┌────────

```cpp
__device__ __forceinline__ void quad_flush_results(const QuadOut& o, uint32_t i, uint32_t n, cts_verify_result* results)
{
    __builtin_amdgcn_wave_barrier();
    const uint64_t i0 = (uint32_t)__builtin_amdgcn_readfirstlane((int)i);
    const uint32_t l = threadIdx.x & 63u;
    if (results != nullptr && l < 12u) {
        const uint32_t t = l / 3u;
        const uint32_t v = o.res[t][l - 3u * t];
        if (i0 + t < n) reinterpret_cast<uint32_t*>(results)[3ull * i0 + l] = v;
    }
    __builtin_amdgcn_wave_barrier();
}

constexpr int kMsRing = 64;

struct QuadStatusOut {
    uint32_t rec[4][4];
};

template <int K, typename SlotT = QuadOut>
struct QuadRing {
    SlotT slot[K];
    uint32_t i0[K];
};

template <int K, int RECDW = 8, typename SlotT = QuadOut>
__device__ __forceinline__ void quad_ring_flush(const QuadRing<K, SlotT>& g, uint32_t m, uint32_t n,
                                                cts_verify_result* results, void* records)
{
    __builtin_amdgcn_wave_barrier();
    const uint32_t l = threadIdx.x & 63u;
    if (records != nullptr) {
#pragma unroll 1
        for (uint32_t k = 0; k < (K * 4u * RECDW + 63u) / 64u; ++k) {
            const uint32_t e = k * 64u + l, j = e / (4u * RECDW), d = e % (4u * RECDW);
            if (j < m) {
                const uint64_t i0 = g.i0[j];
                if (i0 + d / RECDW < n)
                    __hip_atomic_store(reinterpret_cast<uint32_t*>(records) + (uint64_t)RECDW * i0 + d,
                                       g.slot[j].rec[d / RECDW][d % RECDW], __ATOMIC_RELAXED, __HIP_MEMORY_SCOPE_AGENT);
            }
        }
    }
    if constexpr (!std::is_same<SlotT, QuadStatusOut>::value)
    if (results != nullptr) {
#pragma unroll 1
        for (uint32_t k = 0; k < (K * 12u + 63u) / 64u; ++k) {
            const uint32_t e = k * 64u + l, j = e / 12u, d = e - 12u * j;
            if (j < m) {
                const uint64_t i0 = g.i0[j];
                const uint32_t t = d / 3u;
                if (i0 + t < n) reinterpret_cast<uint32_t*>(results)[3ull * i0 + d] = g.slot[j].res[t][d - 3u * t];
            }
        }
    }
    __builtin_amdgcn_wave_barrier();
}

template <int TEAMS>
struct QuadWalk {
    uint32_t i, end;
    uint64_t cbase;
    uint32_t per, team;
    __device__ __forceinline__ QuadWalk(uint32_t n, uint32_t per_, uint32_t team_) : end(n), per(per_), team(team_)
    {
        cbase = (uint64_t)blockIdx.x * per;
        i = cbase + team < (uint64_t)n ? (uint32_t)(cbase + team) : n;
    }
    __device__ __forceinline__ uint32_t next()
    {
        uint64_t nx = (uint64_t)i + TEAMS;
        if (nx - cbase >= per) {
            cbase += (uint64_t)gridDim.x * per;
            nx = cbase + team;
        }
        return nx < (uint64_t)end ? (uint32_t)nx : end;
    }
};

template <bool STRIDED>
__device__ __forceinline__ cts_buf_desc vs_desc(const VSource& src, uint32_t i)
{
    if constexpr (STRIDED) {
        const uint32_t len = src.lens[i];
        return cts_buf_desc{(uint64_t)i * src.stride, len, len <= src.stride ? src.expected : 65536u, src.conn_index,
                            src.skip_head};
    } else {
        return src.descs[i];
    }
}

constexpr int kQuadLoads = 6;

template <bool NT, bool STRIDED>
__global__ void __launch_bounds__(kBlock)
    verify_quad_kernel(const uint8_t* __restrict__ arena, uint64_t arena_bytes, VSource src, uint32_t n,
                       cts_verify_result* __restrict__ results, uint64_t* __restrict__ counters,
                       uint32_t* __restrict__ conn_first_fail, uint32_t n_conns, uint32_t per, uint32_t base_index)
{
    constexpr int TEAMS = kBlock / kQuadTeam;
    __shared__ uint64_t ctr[TEAMS][kCounterCount];
    __shared__ QuadOut qout[kBlock / 64];
    const uint32_t lane = threadIdx.x & (kQuadTeam - 1);
    const uint32_t team = threadIdx.x / kQuadTeam;
    const void* dummy = STRIDED ? static_cast<const void*>(arena)
                                : reinterpret_cast<const void*>(((uintptr_t)src.descs + 15u) & ~(uintptr_t)15u);
    QCounters qc;
    QuadWalk<TEAMS> w(n, per, team);
    cts_buf_desc dn = vs_desc<STRIDED>(src, w.i < n ? w.i : n - 1u);
    while (__any(w.i < w.end)) {
        const uint32_t i = w.i;
        const cts_buf_desc d = dn;
        const uint32_t inext = w.next();
        dn = vs_desc<STRIDED>(src, inext < n ? inext : n - 1u);
        const bool live = i < w.end;
        const bool ok = live && !desc_bad(d, arena_bytes);
        const QSpan q = quad_span(arena + d.byte_offset + d.skip_head, ok ? d.length - d.skip_head : 0u,
                                  d.expected_pattern_offset, dummy);
        const uint32_t ce = quad_edge_chunk(q, lane);
        const u32x4 edge = load_chunk_g<false>(q.p + ce);
        uint32_t acc = quad_scan_interior<kQuadLoads, NT>(q, lane);
        acc |= quad_edge_used(q, lane) ? or4(quad_edge_xor(q, ce, edge)) : 0u;
        uint32_t first = kNone, count = 0;
        if (__any(acc != 0u)) {
            if (acc != 0u) quad_scan_exact<NT>(q, lane, first, count);
            quad_team_reduce(first, count);
        }
        if (lane == 0u && live) {
            QuadOut& o = qout[team >> 2];
            if (!ok) {
                quad_stage_result(o, team & 3u, 0u, 0u, result_dw2(0u, 0u, 0u, CTS_RESULT_FLAG_BAD_DESC));
            } else {
                const bool pass = first == kNone;
                if (results != nullptr)
                    quad_stage_result(o, team & 3u, pass ? q.len : first, pass ? 0u : count,
                                      pass ? result_dw2(0u, 0u, 1u, 0u)
                                           : result_dw2(pattern_byte_dev(d.expected_pattern_offset + first),
                                                        q.sp[first], 0u, 0u));
                qc.add(q.len, pass, count);
                if (!pass && conn_first_fail != nullptr && d.conn_index < n_conns &&
                    atomicMin(&conn_first_fail[d.conn_index], base_index + i) == 0xFFFFFFFFu)
                    qc.conns += 1u;
            }
        }
        quad_flush_results(qout[team >> 2], i, w.end, results);
        w.i = inext;
    }
// ... 1396 lines not shown
```

Baseline: 6660.

## Cut register pressure in workgroup verify kernel to double occupancy bound

```diff
diff --git a/ctstraffic_amd/csrc/cts_kernels.hip b/ctstraffic_amd/csrc/cts_kernels.hip
--- a/ctstraffic_amd/csrc/cts_kernels.hip
+++ b/ctstraffic_amd/csrc/cts_kernels.hip
@@ -224,15 +224,22 @@
     return lane >= 2u && lane <= 8u && lane - 1u < h;
 }
 
+__device__ __forceinline__ uint32_t opaque_lane(uint32_t lane)
+{
+    asm volatile("" : "+v"(lane));
+    return lane;
+}
+
 template <int TEAM, int U, bool NT, bool SPLIT = false>
 __device__ __forceinline__ uint32_t scan_buffer(const Span& s, uint32_t lane)
 {
     const __amdgpu_buffer_rsrc_t r = span_rsrc(s);
-    const uint32_t ce = edge_chunk_of(s, lane);
-    const u32x4 edge = buf_load<NT>(r, edge_chunk_used(s, lane) ? ce * 16u : 0x7FFFFFF0u, 0u);
+    const uint32_t el = opaque_lane(lane);
+    const uint32_t ce = edge_chunk_of(s, el);
+    const u32x4 edge = buf_load<NT>(r, edge_chunk_used(s, el) ? ce * 16u : 0x7FFFFFF0u, 0u);
     uint32_t acc = scan_interior<TEAM, U, NT, SPLIT>(s, r, lane);
     const u32x4 x = chunk_xor(s, ce, edge) & range_mask(ce == 0u ? s.lo : 0u, ce == s.nchunks - 1u ? s.hi_last : 16u);
-    acc |= edge_chunk_used(s, lane) ? or4(x) : 0u;
+    acc |= edge_chunk_used(s, el) ? or4(x) : 0u;
     return acc;
 }
 
@@ -268,8 +275,9 @@
             }
         }
     }
-    if (edge_chunk_used(s, lane)) {
-        const uint32_t c = edge_chunk_of(s, lane);
+    const uint32_t el = opaque_lane(lane);
+    if (edge_chunk_used(s, el)) {
+        const uint32_t c = edge_chunk_of(s, el);
         const u32x4 x = chunk_xor(s, c, buf_load<NT>(r, c * 16u, 0u)) &
                         range_mask(c == 0u ? s.lo : 0u, c == s.nchunks - 1u ? s.hi_last : 16u);
         take_diff(s, c, x, first, count);
@@ -434,6 +442,23 @@
     }
 }
 
+__device__ __forceinline__ void finish_clean(uint32_t len, uint32_t i, cts_verify_result* results, uint64_t* tc)
+{
+    if (results != nullptr) {
+        cts_verify_result r;
+        r.first_mismatch = len;
+        r.mismatch_bytes = 0u;
+        r.expected = 0;
+        r.actual = 0;
+        r.pass = 1;
+        r.flags = 0;
+        results[i] = r;
+    }
+    tc[kBytesChecked] += len;
+    tc[kBuffersChecked] += 1;
+    tc[kBytesOk] += len;
+}
+
 template <int TEAMS>
 __device__ __forceinline__ void zero_counters(uint64_t (*ctr)[kCounterCount])
 {
@@ -484,68 +509,138 @@
 
 constexpr int kWgLoads = 2;
 
-template <bool NT>
+struct VerifyWgArgs {
+    const uint8_t* arena;
+    uint64_t arena_bytes;
+    const cts_buf_desc* descs;
+    uint32_t n;
+    cts_verify_result* results;
+    uint64_t* counters;
+    uint32_t* conn_first_fail;
+    uint32_t n_conns;
+    uint32_t base_index;
+};
+static_assert(offsetof(VerifyWgArgs, results) == 32 && offsetof(VerifyWgArgs, counters) == 40 &&
+                  offsetof(VerifyWgArgs, conn_first_fail) == 48 && offsetof(VerifyWgArgs, n_conns) == 56 &&
+                  offsetof(VerifyWgArgs, base_index) == 60,
+              "the kernels' argument lists, as the compiler lays them out");
+
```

└────────

Which lines hold the word "constexpr"? Copy each of them from the records.

RESPONSE:
constexpr int kMsRing = 64;
    if constexpr (!std::is_same<SlotT, QuadStatusOut>::value)
    if constexpr (STRIDED) {
constexpr int kQuadLoads = 6;
    constexpr int TEAMS = kBlock / kQuadTeam;
 constexpr int kWgLoads = 2;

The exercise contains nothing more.